Netflix: Better Late than Never or Too Late to Matter?

October 10th, 2011

Netflix is at it again. In an attempt to make things less “difficult” for its customers, Netflix CEO Reed Hastings announced Monday morning that Netflix will abandon its plans for Qwikster and will keep both DVD and online streaming services under one company – Netflix.

In his blog post, Hastings made it clear that Qwikster is no more: “This means no change: one website, one account, one password… in other words, no Qwikster.” Sounds great, right?  But is this enough to win back the 1M+ customers his company has already lost?

In a previous blog post, we offered insight into why Hastings’ September apology backfired. One of them was his failure to take action. Well, he got the memo. He’s finally listening to the demands of Netflix’s many disgruntled users and he’s trying to make amends with them. But, from a business and PR standpoint, will it work?

From a business perspective, late is better than never. Since the announcement that the company will remain as one entity, Netflix’s stakeholders are feeling more confident in the company’s plan of action. By 10:11 a.m. EST, Netflix stocks increased $6.97, or 6 percent, to $124.182 after touching $128.50 for the biggest intraday gain since January 27. According to one analyst, Janney Capital Markets’ Tony Wible, the gain happened because management is showing it is determined to “break the negative momentum through positive catalysts,” and investors should “hedge positions into the upcoming earnings.”

But stakeholders aren’t the only side of the equation – and those on the other bench, the customers, aren’t playing nice. Even though Hastings emailed his customer base, he continues to practice poor communication skills and PR etiquette.
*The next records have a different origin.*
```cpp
enum : int { DEFER_NONE = 0, DEFER_QH = 1, DEFER_SUM = 2, DEFER_GEN64 = 3 };
static int launch_prepare(prio3_engine* e, const DevParams& base, uint32_t c0, uint32_t n,
                          InPtrs in, OutPtrs out, Scratch sc, hipStream_t st, bool fuse,
                          int* deferred, bool pair = false) {
  DevParams dp = base;
  dp.n = n;
  dp.force_slow = (uint32_t)e->force_slow;
  dp.slow_defer = 0;
  dp.redo = 0;
  const size_t es = dp.es;
  in.nonces += 16 * (size_t)c0;
  if (in.pub) in.pub += (size_t)dp.public_share_len * c0;
  in.helper += (size_t)dp.helper_share_len * c0;
  in.leader += (size_t)dp.prep_share_len * c0;
  if (in.vk_slot) in.vk_slot += c0;
  out.prep_msgs += (size_t)(dp.kind == PRIO3_SUMVEC_F64_MP ? 32 : 16) * c0;
  out.status += c0;
  void** soa[] = {&sc.meas, &sc.proofs, &sc.jr, &sc.qr, &sc.Lbuf, &sc.PVbuf, &sc.acc, &sc.out,
                  &sc.beta};
  for (auto q : soa)
    if (*q) *q = (uint8_t*)*q + es * c0;
  sc.part += c0;
  sc.corrected += c0;
  sc.flag += c0;
  if (sc.seg) sc.seg += c0;
  if (sc.wseg) sc.wseg += c0 / 64;
  if (sc.wpart) sc.wpart += (size_t)(c0 / 64) * dp.meas_len * 8;
  const uint32_t blocks = (n + 255) / 256;
  const uint32_t xblocks = (n + XOFD_BLOCK - 1) / XOFD_BLOCK;
  if (dp.kind == PRIO3_SUMVEC_F64_MP) {
    int rc = PRIO3_OK;
    TIMED(e, st, "k_mp64_prepare", (rc = launch_mp64(e, n, dp.ld, in, out, sc, st)));
    return rc;
  }
  if (dp.kind == PRIO3_FPVEC_BOUNDED_L2) {
    uint32_t nsub, sub;
    const bool qwide = !e->force_generic && fpvec_query_wide_takes(dp);
    fp_sub_sizes(e, n, dp.ld, qwide, nsub, sub);
    for (uint32_t si = 0; si < nsub; si++) {
      const uint32_t s0 = si * sub;
      DevParams q = dp;
      q.n = si + 1 < nsub ? sub : n - s0;
      InPtrs qi = in;
      qi.nonces += 16 * (size_t)s0;
      qi.pub += (size_t)dp.public_share_len * s0;
      qi.helper += (size_t)dp.helper_share_len * s0;
      qi.leader += (size_t)dp.prep_share_len * s0;
      if (qi.vk_slot) qi.vk_slot += s0;
      OutPtrs qo = out;
      qo.prep_msgs += 16 * (size_t)s0;
      qo.status += s0;
      Scratch qs = sc;
      qs.out = (uint8_t*)sc.out + es * s0;
      const uint32_t qb = (q.n + 255) / 256;
      const bool dual = (42 + dp.meas_len * 16) / 168 >= 2;
      q.trunc_xof = dual ? 1u : 0u;
      bool paired = false;
      if (dual) TIMED(e, st, "k_xof_pair", (paired = launch_xof_pair(q, qi, qs, st)));
      if (!paired && dual)
        TIMED(e, st, "k_xofd",
              (k_xofd<false, true><<<(q.n + XOFD_BLOCK - 1) / XOFD_BLOCK, XOFD_BLOCK, 0, st>>>(
                  q, qi, qs)));
      else if (!paired)
        TIMED(e, st, "k_xof", (k_xof<Fp128><<<qb, 256, 0, st>>>(q, qi, qs)));
      TIMED(e, st, "k_xof_slow", launch_xof_slow<Fp128>(e, q, qi, qs, st));
      if (qwide)
        TIMED(e, st, "k_query_fpw", launch_fpvec_query(q, qi, qs, qo, st, true, false));
      else
        TIMED(e, st, "k_query_fp", launch_fpvec_query(q, qi, qs, qo, st, false, false));
    }
    return PRIO3_OK;
  }
  if (dp.es == 16) {
    const bool ps = dp.kind == PRIO3_HISTOGRAM || dp.kind == PRIO3_SUMVEC;
    const bool wide = ps && !e->force_generic && dp.P != 32 && query_wide_takes(dp);
    const bool dual = dp.jr_len && (42 + dp.meas_len * 16) / 168 >= 2;
    dp.trunc_xof = dp.kind == PRIO3_SUMVEC && wide && dual && !fuse ? 1u : 0u;
    if (prep_fused_takes(e, dp, fuse)) {
      dp.slow_defer = 1u;
      if (dp.kind == PRIO3_SUM) {
        if (deferred) *deferred = DEFER_SUM;
        switch (dp.P) {
          case 16: TIMED(e, st, "k_prep_sum", (k_prep_sum<1><<<blocks, 256, 0, st>>>(dp, in, sc, out))); break;
          case 32: TIMED(e, st, "k_prep_sum", (k_prep_sum<2><<<blocks, 256, 0, st>>>(dp, in, sc, out))); break;
          case 64: TIMED(e, st, "k_prep_sum", (k_prep_sum<4><<<blocks, 256, 0, st>>>(dp, in, sc, out))); break;
          default: TIMED(e, st, "k_prep_sum", (k_prep_sum<8><<<blocks, 256, 0, st>>>(dp, in, sc, out))); break;
        }
      } else {
        if (deferred) *deferred = DEFER_QH;
        const bool pl = in.leader_src != nullptr;
        bool paired = false;
        if (pair)
          TIMED(e, st, "k_prep_hp", (paired = launch_prep_pair(dp, in, sc, out, st, fuse, pl)));
        if (paired) {
        } else if (fuse && pl)
          TIMED(e, st, "k_prep_h", (k_prep_h<true, true><<<xblocks, XOFD_BLOCK, 0, st>>>(dp, in, sc, out)));
        else if (fuse)
          TIMED(e, st, "k_prep_h", (k_prep_h<true><<<xblocks, XOFD_BLOCK, 0, st>>>(dp, in, sc, out)));
        else if (pl)
          TIMED(e, st, "k_prep_h", (k_prep_h<false, true><<<xblocks, XOFD_BLOCK, 0, st>>>(dp, in, sc, out)));
        else
          TIMED(e, st, "k_prep_h", (k_prep_h<false><<<xblocks, XOFD_BLOCK, 0, st>>>(dp, in, sc, out)));
      }
      return PRIO3_OK;
    }
    if (dual) {
      if (fuse)
        TIMED(e, st, "k_xofd", (k_xofd<true><<<xblocks, XOFD_BLOCK, 0, st>>>(dp, in, sc)));
      else if (dp.trunc_xof)
        TIMED(e, st, "k_xofd", (k_xofd<false, true><<<xblocks, XOFD_BLOCK, 0, st>>>(dp, in, sc)));
      else
        TIMED(e, st, "k_xofd", (k_xofd<false><<<xblocks, XOFD_BLOCK, 0, st>>>(dp, in, sc)));
    } else {
      TIMED(e, st, "k_xof_a", (k_xof_a<Fp128><<<blocks, 256, 0, st>>>(dp, in, sc)));
      TIMED(e, st, "k_jrpart", (k_jrpart<false><<<blocks, 256, 0, st>>>(dp, in, sc)));
    }
    const bool qh_path =
        ps && !e->force_generic && !wide && (dp.P == 32 || dp.P == 16 || dp.P == 8);
    dp.slow_defer = qh_path ? 1u : 0u;
    if (qh_path && deferred) *deferred = DEFER_QH;
    if (!qh_path) TIMED(e, st, "k_xof_slow", launch_xof_slow<Fp128>(e, dp, in, sc, st));
    bool done = false;
    if (wide) TIMED(e, st, "k_query_w", (done = launch_query_wide(dp, in, sc, out, st)));
    if (done) {
    } else if (qh_path && dp.P == 32)
      TIMED(e, st, "k_query_h", (k_query_h<2, 32><<<blocks, 256, 0, st>>>(dp, in, sc, out)));
    else if (qh_path && dp.P == 16)
      TIMED(e, st, "k_query_h", (k_query_h<2, 16><<<blocks, 256, 0, st>>>(dp, in, sc, out)));
    else if (qh_path && dp.P == 8)
      TIMED(e, st, "k_query_h", (k_query_h<2, 8><<<blocks, 256, 0, st>>>(dp, in, sc, out)));
    else if (ps)
      TIMED(e, st, "k_query_ps", (k_query_ps<4><<<blocks, 256, 0, st>>>(dp, in, sc, out)));
    else {
      bool qs = false;
      if (!e->force_generic && query_sum_takes(dp))
        TIMED(e, st, "k_query_sum", (qs = launch_query_sum(dp, in, sc, out, st)));
      if (!qs) TIMED(e, st, "k_query", (k_query<Fp128><<<blocks, 256, 0, st>>>(dp, in, sc, out)));
    }
  } else {
    dp.slow_defer = 1u;
    if (deferred) *deferred = DEFER_GEN64;
    TIMED(e, st, "k_prep_gen", (k_prep_gen<Fp64><<<blocks, 256, 0, st>>>(dp, in, sc, out)));
  }
  return PRIO3_OK;
}

static int launch_slow_redo(prio3_engine* e, const DevParams& base, uint32_t n, InPtrs in,
                            OutPtrs out, Scratch sc, hipStream_t st, int family) {
  DevParams dp = base;
  dp.n = n;
  dp.force_slow = (uint32_t)e->force_slow;
  dp.trunc_xof = 0;
  dp.slow_defer = 1;
  dp.redo = 1;
  const uint32_t g = redo_blocks(n);
  if (family == DEFER_GEN64) {
    TIMED(e, st, "k_slow_redo", (k_slow_redo_gen<Fp64><<<g, 64, 0, st>>>(dp, in, sc, out)));
  } else if (family == DEFER_SUM) {
    switch (dp.P) {
      case 16: TIMED(e, st, "k_slow_redo", (k_slow_redo_sum<1><<<g, 64, 0, st>>>(dp, in, sc, out))); break;
      case 32: TIMED(e, st, "k_slow_redo", (k_slow_redo_sum<2><<<g, 64, 0, st>>>(dp, in, sc, out))); break;
      case 64: TIMED(e, st, "k_slow_redo", (k_slow_redo_sum<4><<<g, 64, 0, st>>>(dp, in, sc, out))); break;
// ... 196 lines not shown
```

Before: 177.9 million reports/s.

## Spill live values to scratch and pipeline measurement loads with scalar offsets

Values that stay live across the long inner loop (L0, halfL, pt, range) now go to scratch buffers and are reloaded afterward, which lowers register pressure. Row loads use a per-lane base address plus a wave-uniform offset taken with readfirstlane, so address arithmetic can live in scalar registers. The inner loop is rewritten as a software pipeline with a remainder prologue and an unrolled steady state. The finalization loads for proofs, leader shares and jr are issued early so their latency is hidden. The cost is extra global memory traffic and reliance on compiler barriers and offsets being wave-uniform.

```diff
diff --git a/janus_amd/csrc/prio3_prepare.hip b/janus_amd/csrc/prio3_prepare.hip
--- a/janus_amd/csrc/prio3_prepare.hip
+++ b/janus_amd/csrc/prio3_prepare.hip
@@ -1377,11 +1377,11 @@
   uint8_t status = LEADER ? out.status[r] : PRIO3_STATUS_FINISHED;
   uint8_t* lout = LEADER ? out.prep_msgs + (size_t)r * p.prep_share_len : nullptr;
   const T t = ldf<F>(sc.qr, 0, ld, r);
-  T L0, sumL = F::zero();
+  T sumL = F::zero();
   auto store_L = [&](int idx, const T& val) {
     const uint32_t c = (uint32_t)((PP - idx) & (PP - 1));
     if (c == 0) {
-      L0 = val;
+      F::store(sc.Lbuf, r, val);
     } else if (c <= K) {
       F::store(sc.Lbuf, (size_t)c * ld + r, val);
       sumL = F::add(sumL, val);
@@ -1464,6 +1464,8 @@
     }
     range = mac_reduce_f(R);
   }
+  F::store(sc.PVbuf, (size_t)1 * ld + r, pt);
+  F::store(sc.PVbuf, (size_t)2 * ld + r, range);
   const T r0 = ldf<F>(sc.jr, 0, ld, r);
   {
     T rC = F::one(), sq = r0;
@@ -1486,7 +1488,7 @@
     }
   }
   const T half = FC<F>::half(p);
-  const T halfL = F::mul(half, sumL);
+  F::store(sc.PVbuf, r, F::mul(half, sumL));
   const uint8_t* lps = in.leader + (size_t)r * p.prep_share_len;
   bool decode_ok = true;
   auto lv = [&](uint32_t e) {
@@ -1497,69 +1499,133 @@
   sum128 Ssum;
   sum_zero(Ssum);
   T G = F::zero(), rj = r0;
+  uint64_t lane = (uint64_t)sc.meas + (uint64_t)r * F::ES;
+  asm("" : "+v"(lane));
   for (uint32_t jg = 0; jg < C; jg += GS) {
     mac128 Aa[GS], Bb[GS];
-    T mc[GS];
 #pragma unroll
     for (int q = 0; q < GS; q++) {
       mac_zero(Aa[q]);
       mac_zero(Bb[q]);
     }
-    auto fetch = [&](uint32_t k, T* dst) {
+    constexpr int WIRE_AHEAD = 1;
+    struct wire_ops {
+      T m[GS];
+      T be, L;
+    };
+    auto ldrow = [&](const void* base, uint32_t e) {
+      const uint64_t off = ((uint64_t)base - (uint64_t)sc.meas) + (uint64_t)e * ld * F::ES;
+      const uint64_t offu =
+          ((uint64_t)(uint32_t)__builtin_amdgcn_readfirstlane((int)(uint32_t)(off >> 32)) << 32) |
+          (uint32_t)__builtin_amdgcn_readfirstlane((int)(uint32_t)off);
+      typedef uint32_t u32x4 __attribute__((ext_vector_type(4)));
+      const u32x4 v = *(const __attribute__((address_space(1))) u32x4*)(lane + offu);
+      return mk128(v.x, v.y, v.z, v.w);
+    };
+    const uint32_t Klast = K ? K - 1 : 0;
+    auto issue = [&](uint32_t k, wire_ops& s) {
 #pragma unroll
       for (int q = 0; q < GS; q++) {
         const uint32_t i = k * C + jg + q;
         const bool valid = (k < K) && (jg + q < C) && (i < M);
+        s.m[q] = ldrow(sc.meas, i & (valid ? 0xffffffffu : 0u));
+      }
+      const uint32_t kc = min(k, Klast);
+      s.be = ldrow(sc.beta, kc);
+      s.L = ldrow(sc.Lbuf, kc + 1);
+    };
+    auto use = [&](uint32_t k, wire_ops& s) {
+#pragma unroll
+      for (int q = 0; q < GS; q++)
+        asm volatile(""
+                     : "+v"(s.m[q].w[0]), "+v"(s.m[q].w[1]), "+v"(s.m[q].w[2]), "+v"(s.m[q].w[3])
+                     :
+                     : "memory");
+#pragma unroll
+      for (int q = 0; q < GS; q++) {
+        const bool valid = (jg + q < C) && (k * C + jg + q < M);
         const uint32_t msk = valid ? 0xffffffffu : 0u;
-        const uint4 v = ((const uint4*)sc.meas)[(size_t)(valid ? i : 0) * ld + r];
-        dst[q] = mk128(v.x & msk, v.y & msk, v.z & msk, v.w & msk);
+        const T mc = mk128(s.m[q].w[0] & msk, s.m[q].w[1] & msk, s.m[q].w[2] & msk,
+                           s.m[q].w[3] & msk);
+        mac_add(Aa[q], s.be, mc);
+        mac_add(Bb[q], s.L, mc);
+        sum_add(Ssum, mc);
       }
     };
-    fetch(0, mc);
-    T be = ldf<F>(sc.beta, 0, ld, r), Lk = ldf<F>(sc.Lbuf, 1, ld, r);
+    constexpr int NS = WIRE_AHEAD + 1;
+    wire_ops ws[NS];
+    uint32_t k = __builtin_amdgcn_readfirstlane(0);
+    asm volatile("" : "+s"(k));
+#pragma unroll
+    for (int u = 0; u < WIRE_AHEAD; u++) issue(k + u, ws[u]);
 #pragma unroll 1
-    for (uint32_t k = 0; k < K; k++) {
-      T mn[GS];
-      fetch(k + 1, mn);
-      const uint32_t kn = k + 1 < K ? k + 1 : k;
-      const T be_n = ldf<F>(sc.beta, kn, ld, r), L_n = ldf<F>(sc.Lbuf, kn + 1, ld, r);
-#pragma unroll
-      for (int q = 0; q < GS; q++) {
-        mac_add(Aa[q], be, mc[q]);
-        mac_add(Bb[q], Lk, mc[q]);
-        sum_add(Ssum, mc[q]);
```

In his very brief post, Hastings sounds tired and detached, as if he were beaten into submission by the constant pressures of trying to please all of his customers. Yes, he listened to Netflix users, but he did so pretty late in the game.

Hastings says that his company is moving too fast, but customers feel that his focus is on quickly improving his company’s service and not its customer relations. Many users are still frustrated not only because of the price hike, the lack of explanation on these changes, and the constant backtracking – but because there was still no real apology. And the frustrated users are giving Hastings ample feedback on his most recent executive decision:

“Here’s the problem. Hastings is only focused on his money. So he tries an idea that will make him more money, then has to “apply fixes” when he realizes that it made the customer mad. What he should be focusing on is how can he bring the most value to the customer. If that were his focus, his customer base would be increasing and profits would take care of themselves.”

“You’ve got to do more than this to win customers back. Cutting that price increase in half would be more like it. I’m offended you didn’t apologize in this statement for taking your customers on these silly rides … Resigning might be the best thing to gain the faith of your customers and stockholders to believe in this company again. Too many gaffs. I cant believe in this company with its egotism.”

 Hastings announcement opened up a can of worms on Netlfix’s blog, giving customers a reason to lash out even more harshly than they did in July, with complaints ranging from poor movie selections, to price increase, to Hastings competency as a CEO, to finding better services.

While the jury’s still out on whether former users will flock back to Netflix, the whole situation provides the perfect example of what not to do as a company in crisis, with perhaps the most important lesson being do your research.

Strategic business solutions should not be made on a whim. Take into consideration your customers needs, their likes and dislikes. Focus groups and interviews are a great way to mine information from those people whose opinions and attitudes should matter most in a company – the consumer. And please, learn how to give a heartfelt and eloquent apology. You never know when you might need to give one.

Think about it:Where does Netflix go from here? Is Hastings on the right path to redemption?